::: Task data :::

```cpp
template <int R, int TH>
__global__ __launch_bounds__(256) void k_blur_hess(BlurBatch batch) {
  constexpr int BLR_H = TH + 4;
  const int ji = find_job(batch.tile0, batch.nj, blockIdx.x);
  const BlurJob jb = batch.j[ji];
  const int rows = jb.rows, cols = jb.cols;
  const int lt = blockIdx.x - batch.tile0[ji], ntx = (cols + TW - 1) / TW;
  const int tx0 = (lt % ntx) * TW, ty0 = (lt / ntx) * TH;
  constexpr int n = 2 * R + 1;
  constexpr int sh = BLR_H + 2 * R, sw = TMP_W + 2 * R;
  static_assert(sh % 2 == 0, "the input tile is parked as row pairs");
  constexpr int SW = (sw + 3) & ~3;
  __shared__ __attribute__((aligned(16))) float src[sh * SW];
  __shared__ __attribute__((aligned(16))) float tmp[sh * TMP_W];
  float *blr = src;
  const int tid = threadIdx.x;
  {
    constexpr int PER = (sh * sw + 255) / 256;
    float t[PER];
#pragma unroll
    for (int u = 0; u < PER; u++) {
      const int i = tid + 256 * u, ii = i < sh * sw ? i : sh * sw - 1;
      const int ly = ii / sw, lx = ii - ly * sw;
      int gy = ty0 - 1 - R + ly, gx = tx0 - 1 - R + lx;
      gy = gy < 0 ? 0 : (gy > rows - 1 ? rows - 1 : gy);
      gx = gx < 0 ? 0 : (gx > cols - 1 ? cols - 1 : gx);
      t[u] = as_global(jb.src)[__umul24((unsigned)gy, (unsigned)cols) + (unsigned)gx];
    }
#pragma unroll
    for (int u = 0; u < PER; u++) {
      const int i = tid + 256 * u;
      if (i < sh * sw) { const int ly = i / sw, lx = i - ly * sw; src[(ly >> 1) * (2 * SW) + 2 * lx + (ly & 1)] = t[u]; }
    }
  }
  __syncthreads();
  for (int i = tid; i < (sh / 2) * (TMP_W / 4); i += 256) {
    const int lp = i / (TMP_W / 4), g = i - lp * (TMP_W / 4);
    const f2 *S = reinterpret_cast<const f2 *>(src) + lp * SW + 4 * g;
    f2 w[4 + 2 * R];
#pragma unroll
    for (int q = 0; q < (4 + 2 * R) / 2; q++) {
      const float4 t = *reinterpret_cast<const float4 *>(S + 2 * q);
      w[2 * q] = (f2){t.x, t.y}; w[2 * q + 1] = (f2){t.z, t.w};
    }
    f2 v[4];
#pragma unroll
    for (int o = 0; o < 4; o++) {
      if (n <= 5) {
        v[o] = w[o + R] * batch.k[R];
#pragma unroll
        for (int j = 1; j <= R; j++) v[o] = v[o] + (w[o + R - j] + w[o + R + j]) * batch.k[R + j];
      } else {
        v[o] = (f2){0.f, 0.f};
#pragma unroll
        for (int j = 0; j < n; j++) v[o] = v[o] + w[o + j] * batch.k[j];
      }
    }
    *reinterpret_cast<float4 *>(tmp + (2 * lp) * TMP_W + 4 * g) = make_float4(v[0].x, v[1].x, v[2].x, v[3].x);
    *reinterpret_cast<float4 *>(tmp + (2 * lp + 1) * TMP_W + 4 * g) = make_float4(v[0].y, v[1].y, v[2].y, v[3].y);
  }
  __syncthreads();
  for (int i = tid; i < (BLR_H / 4) * (TMP_W / 2); i += 256) {
    const int gy = i / (TMP_W / 2), lx = 2 * (i - gy * (TMP_W / 2));
    const float *S = tmp + (4 * gy) * TMP_W + lx;
    f2 w[4 + 2 * R];
#pragma unroll
    for (int q = 0; q < 4 + 2 * R; q++) w[q] = *reinterpret_cast<const f2 *>(S + q * TMP_W);
#pragma unroll
    for (int o = 0; o < 4; o++) {
      f2 v = w[o + R] * batch.k[R] + (f2){0.f, 0.f};
#pragma unroll
      for (int j = 1; j <= R; j++) v = v + (w[o + R + j] + w[o + R - j]) * batch.k[R + j];
      *reinterpret_cast<f2 *>(blr + (4 * gy + o) * TMP_W + lx) = v;
    }
  }
  __syncthreads();
  const float norm2 = jb.norm * jb.norm;
  for (int i = tid; i < TH * TW; i += 256) {
    const int ly = i / TW, lx = i - ly * TW;
    const int gy = ty0 + ly, gx = tx0 + lx;
    if (gy >= rows || gx >= cols) continue;
    const float *B = blr + (ly + 1) * TMP_W + (lx + 1);
    const unsigned gofs = __umul24((unsigned)gy, (unsigned)cols) + (unsigned)gx;
    jb.blur[gofs] = B[0];
    if (jb.resp) {
      float o = 0.f;
      if (gy >= 1 && gy < rows - 1 && gx >= 1 && gx < cols - 1) {
        const float v11 = B[-TMP_W - 1], v12 = B[-TMP_W], v13 = B[-TMP_W + 1];
        const float v21 = B[-1], v22 = B[0], v23 = B[1];
        const float v31 = B[TMP_W - 1], v32 = B[TMP_W], v33 = B[TMP_W + 1];
        float Lxx = (v21 - 2 * v22 + v23);
        float Lyy = (v12 - 2 * v22 + v32);
        float Lxy = (v13 - v11 + v31 - v33) / 4.0f;
        o = (Lxx * Lyy - Lxy * Lxy) * norm2;
      }
      jb.resp[gofs] = o;
    }
  }
}

__global__ __launch_bounds__(256) void k_hessian(BlurBatch batch) {
  const int ji = find_job(batch.tile0, batch.nj, blockIdx.x);
  const BlurJob jb = batch.j[ji];
  const int rows = jb.rows, cols = jb.cols;
  const int lt = blockIdx.x - batch.tile0[ji], ntx = (cols + 63) / 64;
  const int gx = (lt % ntx) * 64 + (threadIdx.x & 63), gy = (lt / ntx) * 4 + (threadIdx.x >> 6);
  if (gx >= cols || gy >= rows) return;
  float o = 0.f;
  if (gy >= 1 && gy < rows - 1 && gx >= 1 && gx < cols - 1) {
    const float *B = jb.src + (size_t)gy * cols + gx;
    const float v11 = B[-cols - 1], v12 = B[-cols], v13 = B[-cols + 1];
    const float v21 = B[-1], v22 = B[0], v23 = B[1];
    const float v31 = B[cols - 1], v32 = B[cols], v33 = B[cols + 1];
    float Lxx = (v21 - 2 * v22 + v23);
    float Lyy = (v12 - 2 * v22 + v32);
    float Lxy = (v13 - v11 + v31 - v33) / 4.0f;
    o = (Lxx * Lyy - Lxy * Lxy) * (jb.norm * jb.norm);
  }
  jb.resp[(size_t)gy * cols + gx] = o;
}

MX_D float resize_half_px(const float *src, int sr, int sc, int dx, int dy) {
  const int sy0 = dy * 2, sx0 = dx * 2;
  float out;
  if (sy0 >= sr) out = 0.f;
  else if (sy0 + 2 <= sr && dx < sc / 2) {
    const float *S = src + (size_t)sy0 * sc + sx0;
    float sum = 0.f;
    sum = sum + (((S[0] + S[1]) + S[sc]) + S[sc + 1]);
// ... 368 lines not shown
  unsigned n = qcount[32 * sq];
  n = n < qsub ? n : qsub;
  const int lane = threadIdx.x & 63;
  for (unsigned i0 = blockIdx.x * 256; i0 < n; i0 += gridDim.x * 256) {
    const unsigned i = i0 + threadIdx.x;
    Candidate k;
    bool ok = false;
    if (i < n) {
      const int4 q = queue[(size_t)sq * qsub + i];
      ok = nms_refine(batch, jobs[q.x], q.y, q.z, k);
    }
    const unsigned long long m = __ballot(ok);
    if (m) {
      unsigned base = 0;
      const int leader = __ffsll((long long)m) - 1;
      if (lane == leader) base = atomicAdd(counter, (unsigned)__popcll(m));
      base = __shfl(base, leader);
      const unsigned slot = base + (unsigned)__popcll(m & ((1ull << lane) - 1ull));
      if (ok && slot < cap) out[slot] = k;
    }
  }
}

void launch_nms(hipStream_t s, const NmsBatch &b, const NmsJob *jobs, const int *tilePrefix, const int *tileJob, int nj,
                int nTiles, int4 *queue, unsigned *qcount, unsigned qcap, Candidate *out, unsigned *counter, unsigned cap,
                const int *octFirst, int levelsPerOctave) {
  if (nj <= 0 || nTiles <= 0) return;
  if (octFirst && levelsPerOctave == 3)
    hipLaunchKernelGGL(k_nms_localize_oct<3>, dim3(nTiles), dim3(256), 0, s, b, jobs, octFirst, tilePrefix, tileJob, queue, qcount, qcap, counter + 1);
  else
  hipLaunchKernelGGL(k_nms_localize, dim3(nTiles), dim3(256), 0, s, b, jobs, tilePrefix, tileJob, queue, qcount, qcap, counter + 1);
  hipLaunchKernelGGL(k_nms_refine, dim3(NMS_REFINE_BLOCKS, NMS_QUEUES), dim3(256), 0, s, b, jobs, queue, qcount, qcap, out, counter, cap);
}
__global__ void k_trunc_u8(const float *src, uint8_t *dst, size_t n) {
  const size_t i = ((size_t)blockIdx.x * blockDim.x + threadIdx.x) * 4;
  if (i + 3 < n) {
    const float4 v = *reinterpret_cast<const float4 *>(src + i);
    const unsigned p = (unsigned)(uint8_t)v.x | ((unsigned)(uint8_t)v.y << 8) | ((unsigned)(uint8_t)v.z << 16) | ((unsigned)(uint8_t)v.w << 24);
    *reinterpret_cast<unsigned *>(dst + i) = p;
  } else {
    for (size_t k = i; k < n; k++) dst[k] = (uint8_t)src[k];
  }
}
void launch_trunc_u8(hipStream_t s, const float *src, uint8_t *dst, size_t n) {
  if (!n) return;
  const size_t threads = (n + 3) / 4;
  hipLaunchKernelGGL(k_trunc_u8, dim3((unsigned)((threads + 255) / 256)), dim3(256), 0, s, src, dst, n);
}
constexpr int MSB_ROWS = 8;
struct MserSortBatch {
  const uint8_t *u8[MAXB];
  int rows[MAXB], cols[MAXB], blk0[MAXB + 1];
  unsigned long long ordOfs[MAXB];
  int n;
};
MX_D int mser_view_of(const MserSortBatch &b, int blk) {
  int v = 0;
  while (v + 1 < b.n && blk >= b.blk0[v + 1]) v++;
  return v;
}
__global__ __launch_bounds__(64) void k_mser_hist(MserSortBatch b, int *blockHist) {
  __shared__ int h[256];
  const int blk = blockIdx.x, v = mser_view_of(b, blk), lane = threadIdx.x;
  for (int i = lane; i < 256; i += 64) h[i] = 0;
  __syncthreads();
  const int r0 = (blk - b.blk0[v]) * MSB_ROWS, r1 = min(r0 + MSB_ROWS, b.rows[v]), cols = b.cols[v];
// ... 74 lines not shown
```

Before: 217.7.

## Fuse NMS scan and next-octave seeding into the blur-Hessian pyramid kernel

The blur+Hessian kernel now does more of the detector's work itself. It runs the scale-space extremum scan on the previous level while the current response tile is still in shared memory, and pushes candidates straight into the NMS refine queues. It also writes the next octave's half-resolution base level and its Hessian response from the last blurred level, which removes the separate resize pass. The global tile load is restructured into per-wave row loads. This removes the separate localize kernel and the extra passes over response and blur memory, at the cost of a heavier, more register- and shared-memory-hungry kernel, more complex code, and an environment variable to fall back to the old path.

Result: slower. 208.8 (-4.1%).

```diff
diff --git a/mods_amd/csrc/engine.hip b/mods_amd/csrc/engine.hip
--- a/mods_amd/csrc/engine.hip
+++ b/mods_amd/csrc/engine.hip
@@ -418,19 +418,27 @@
   return MODSX_OK;
 }
 
-int build_pyramids(modsx_ctx *c, const modsx_image *const *imgs, int n, const modsx_hessaff_params &p,
-                   bool singleOctaveFromFirstLevel) {
+enum { PYR_SEP_SCAN = 1, PYR_SEP_SEED = 2 };
+static int pyramid_separate() {
+#ifdef MODSX_DUP_BUILD
+  return PYR_SEP_SCAN | PYR_SEP_SEED;
+#endif
+  const char *e = getenv("MODSX_PYRAMID_SEPARATE");
+  if (!e || !*e || !strcmp(e, "0")) return 0;
+  if (!strcmp(e, "scan")) return PYR_SEP_SCAN;
+  if (!strcmp(e, "seed")) return PYR_SEP_SEED;
+  return PYR_SEP_SCAN | PYR_SEP_SEED;
+}
+
+int plan_pyramids(modsx_ctx *c, const modsx_image *const *imgs, int n, const modsx_hessaff_params &p, bool singleOctaveFromFirstLevel) {
   if (n <= 0 || n > MAXB) { set_error("batch size"); return MODSX_ERR_ARG; }
   if (p.numberOfScales < 1 || p.numberOfScales > 6) { set_error("numberOfScales"); return MODSX_ERR_ARG; }
   if (p.detectorType != MODSX_DET_HESSIAN && p.detectorType != MODSX_DET_DOG && p.detectorType != MODSX_DET_HARRIS) {
     set_error("detectorType must be Hessian (0), DoG (1) or Harris (2)");
     return MODSX_ERR_ARG;
   }
-  const bool hess = p.detectorType == MODSX_DET_HESSIAN;
-  const SigmaPlan sp = make_sigma_plan(p);
-  const int L = sp.levels;
+  const int L = p.numberOfScales + 2;
   const int minSize = 2 * p.border + 2;
-  int maxOct = 0;
   for (int i = 0; i < n; i++) {
     Pyramid &py = c->pyr[i];
     py.nOct = 0;
@@ -452,8 +460,19 @@
       for (int l = 0; l < L; l++) { py.oct[o].blur[l] = ptr; ptr += npx; }
       for (int l = 0; l < L; l++) { py.oct[o].resp[l] = ptr; ptr += npx; }
     }
-    maxOct = std::max(maxOct, py.nOct);
-  }
+  }
+  return MODSX_OK;
+}
+
+int build_pyramids(modsx_ctx *c, const modsx_image *const *imgs, int n, const modsx_hessaff_params &p,
+                   bool singleOctaveFromFirstLevel, const PyramidScan *scan) {
+  if (!scan) { int rc = plan_pyramids(c, imgs, n, p, singleOctaveFromFirstLevel); if (rc) return rc; }
+  const bool hess = p.detectorType == MODSX_DET_HESSIAN;
+  const bool seed = hess && p.numberOfScales == 3 && !singleOctaveFromFirstLevel && !(pyramid_separate() & PYR_SEP_SEED);
+  const SigmaPlan sp = make_sigma_plan(p);
+  const int L = sp.levels;
+  int maxOct = 0;
+  for (int i = 0; i < n; i++) maxOct = std::max(maxOct, c->pyr[i].nOct);
   hipStream_t s = c->stream;
   for (int o = 0; o < maxOct; o++) {
     BlurBatch bb;
@@ -500,7 +519,7 @@
         j.norm = sp.curSigma[0] * sp.curSigma[0];
         mr = std::max(mr, oc.rows); mc = std::max(mc, oc.cols);
       }
-      if (nj) {
+      if (nj && !seed) {
         double spx = 0, dpx = 0;
         for (int q = 0; q < nj; q++) { spx += (double)rb.j[q].srows * rb.j[q].scols; dpx += (double)rb.j[q].drows * rb.j[q].dcols; }
         { ProfScope ps(c, K_RESIZE, (spx + dpx) * 4 + dpx * 4); launch_resize_half(s, rb, nj, mr, mc); }
@@ -519,6 +538,18 @@
         BlurJob &j = b2.j[k++];
         j.src = oc.blur[l - 1]; j.blur = oc.blur[l]; j.resp = hess ? oc.resp[l] : nullptr; j.rows = oc.rows; j.cols = oc.cols;
         j.norm = sp.curSigma[l] * sp.curSigma[l];
+        if (seed && l == p.numberOfScales && c->pyr[i].nOct > o + 1) {
+          Octave &nx = c->pyr[i].oct[o + 1];
+          j.nextBlur = nx.blur[0]; j.nextResp = nx.resp[0]; j.nrows = nx.rows; j.ncols = nx.cols;
+          j.nextNorm = sp.curSigma[0] * sp.curSigma[0];
+        }
+        if (scan && hess && l >= 2 && scan->jobOf[i][o] >= 0) {
+          j.scanLow = oc.resp[l - 2]; j.scanCur = oc.resp[l - 1]; j.scanJob = scan->jobOf[i][o] + l - 2;
+        }
+      }
+      if (scan) {
+        b2.posTh = scan->posTh; b2.negTh = scan->negTh; b2.border = scan->border; b2.qcap = scan->qcap;
+        b2.queue = scan->queue; b2.qcount = scan->qcount; b2.overflow = scan->overflow;
       }
       double px = 0;
       for (int q = 0; q < k; q++) px += (double)b2.j[q].rows * b2.j[q].cols;
@@ -580,7 +611,7 @@
 
 int detect_scalespace_batch(modsx_ctx *c, const modsx_image *const *imgs, int n, const modsx_hessaff_params &p,
                             std::vector<modsx_sskp> *out) {
-  int rc = build_pyramids(c, imgs, n, p, false);
+  int rc = plan_pyramids(c, imgs, n, p, false);
   if (rc) return rc;
   hipStream_t s = c->stream;
   if (!c->cand.ensure((size_t)CAND_CAP * sizeof(Candidate)) || !c->nmsQueue.ensure((size_t)CAND_CAP * 16)) return MODSX_ERR_NOMEM;
@@ -602,6 +633,48 @@
   std::vector<NmsJob> hjobs;
   std::vector<int> hpfx(1, 0), hfirst;
   double px = 0;
+  bool fusedScan = perOctave && p.detectorType == MODSX_DET_HESSIAN && p.border >= 1 && !(pyramid_separate() & PYR_SEP_SCAN);
+  if (fusedScan) {
+    int total = 0;
+    for (int i = 0; i < n; i++) total += c->pyr[i].nOct * p.numberOfScales;
+    fusedScan = total > 0 && total <= NMS_MAXJ;
+  }
+  if (fusedScan) {
+    PyramidScan ps;
+    memset(&ps, 0, sizeof ps);
+    ps.posTh = posTh; ps.negTh = negTh; ps.border = p.border; ps.qcap = CAND_CAP;
+    ps.queue = (int4 *)c->nmsQueue.p; ps.qcount = (unsigned *)c->counter.p + 32; ps.overflow = (unsigned *)c->counter.p + 1;
+    for (int o = 0; o < maxOct; o++)
+      for (int i = 0; i < n; i++) {
+        if (c->pyr[i].nOct <= o) continue;
+        Octave &oc = c->pyr[i].oct[o];
+        ps.jobOf[i][o] = -1;
+        if (oc.cols - 2 * p.border <= 0 || oc.rows - 2 * p.border <= 0) continue;
+        ps.jobOf[i][o] = (int)hjobs.size();
+        for (int l = 1; l <= p.numberOfScales; l++) {
+          NmsJob j;
+          j.low = oc.resp[l - 1]; j.cur = oc.resp[l]; j.high = oc.resp[l + 1]; j.blur = oc.blur[l];
+          j.rows = oc.rows; j.cols = oc.cols; j.img = i; j.octave = o; j.level = l; j.pad = 0;
+          hjobs.push_back(j);
+          px += (double)oc.rows * oc.cols;
+        }
+      }
+    const size_t jobBytes = hjobs.size() * sizeof(NmsJob);
+    if (!c->nmsJobs.ensure(jobBytes + 64) || !c->hNms.ensure(jobBytes + 64)) return MODSX_ERR_NOMEM;
+    memcpy(c->hNms.p, hjobs.data(), jobBytes);
+    if (jobBytes) MX_HIP(ctx_copy(c, c->nmsJobs.p, c->hNms.p, jobBytes, hipMemcpyHostToDevice));
+    rc = build_pyramids(c, imgs, n, p, false, &ps);
+    if (rc) return rc;
+    if (!hjobs.empty()) {
+      ProfScope pr(c, K_NMS, px * 12);
+      launch_nms_refine(s, nb, (const NmsJob *)c->nmsJobs.p, (const int4 *)c->nmsQueue.p, (const unsigned *)c->counter.p + 32, CAND_CAP,
+                        (Candidate *)c->cand.p, (unsigned *)c->counter.p, CAND_CAP);
+    }
+    hjobs.clear(); px = 0;
+  } else {
+    rc = build_pyramids(c, imgs, n, p, false);
+    if (rc) return rc;
+  }
   auto flush = [&](bool last) -> int {
     const int nj = (int)hjobs.size();
     if (!nj) return MODSX_OK;
@@ -629,7 +702,7 @@
     hjobs.clear(); hpfx.assign(1, 0); hfirst.clear(); px = 0;
     return MODSX_OK;
   };
-  for (int o = 0; o < maxOct; o++)
+  for (int o = 0; o < maxOct && !fusedScan; o++)
     for (int i = 0; i < n; i++) {
       if (c->pyr[i].nOct <= o) continue;
       Octave &oc = c->pyr[i].oct[o];
diff --git a/mods_amd/csrc/engine.hpp b/mods_amd/csrc/engine.hpp
--- a/mods_amd/csrc/engine.hpp
+++ b/mods_amd/csrc/engine.hpp
@@ -24,6 +24,11 @@
   float *resp;
   int rows, cols;
   float norm;
+  int scanJob;
+  const float *scanLow, *scanCur;
+  float *nextBlur, *nextResp;
+  int nrows, ncols;
+  float nextNorm;
   int pad;
 };
 struct BlurBatch {
@@ -32,7 +37,13 @@
   BlurJob j[MAXB];
   int nj;
   int tile0[MAXB + 1];
-};
+  float posTh, negTh;
+  int border;
+  unsigned qcap;
+  int4 *queue;
+  unsigned *qcount, *overflow;
+};
+static_assert(sizeof(BlurBatch) <= 3584, "kernel arguments: 4 KB at most");
 struct ResizeJob {
   const float *src;
   float *dst;
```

:::

** Task directions **
The result should be every line of the material that contains the word "scanJob", so copy those lines.

** Answer below **
+          j.scanLow = oc.resp[l - 2]; j.scanCur = oc.resp[l - 1]; j.scanJob = scan->jobOf[i][o] + l - 2;
+  int scanJob;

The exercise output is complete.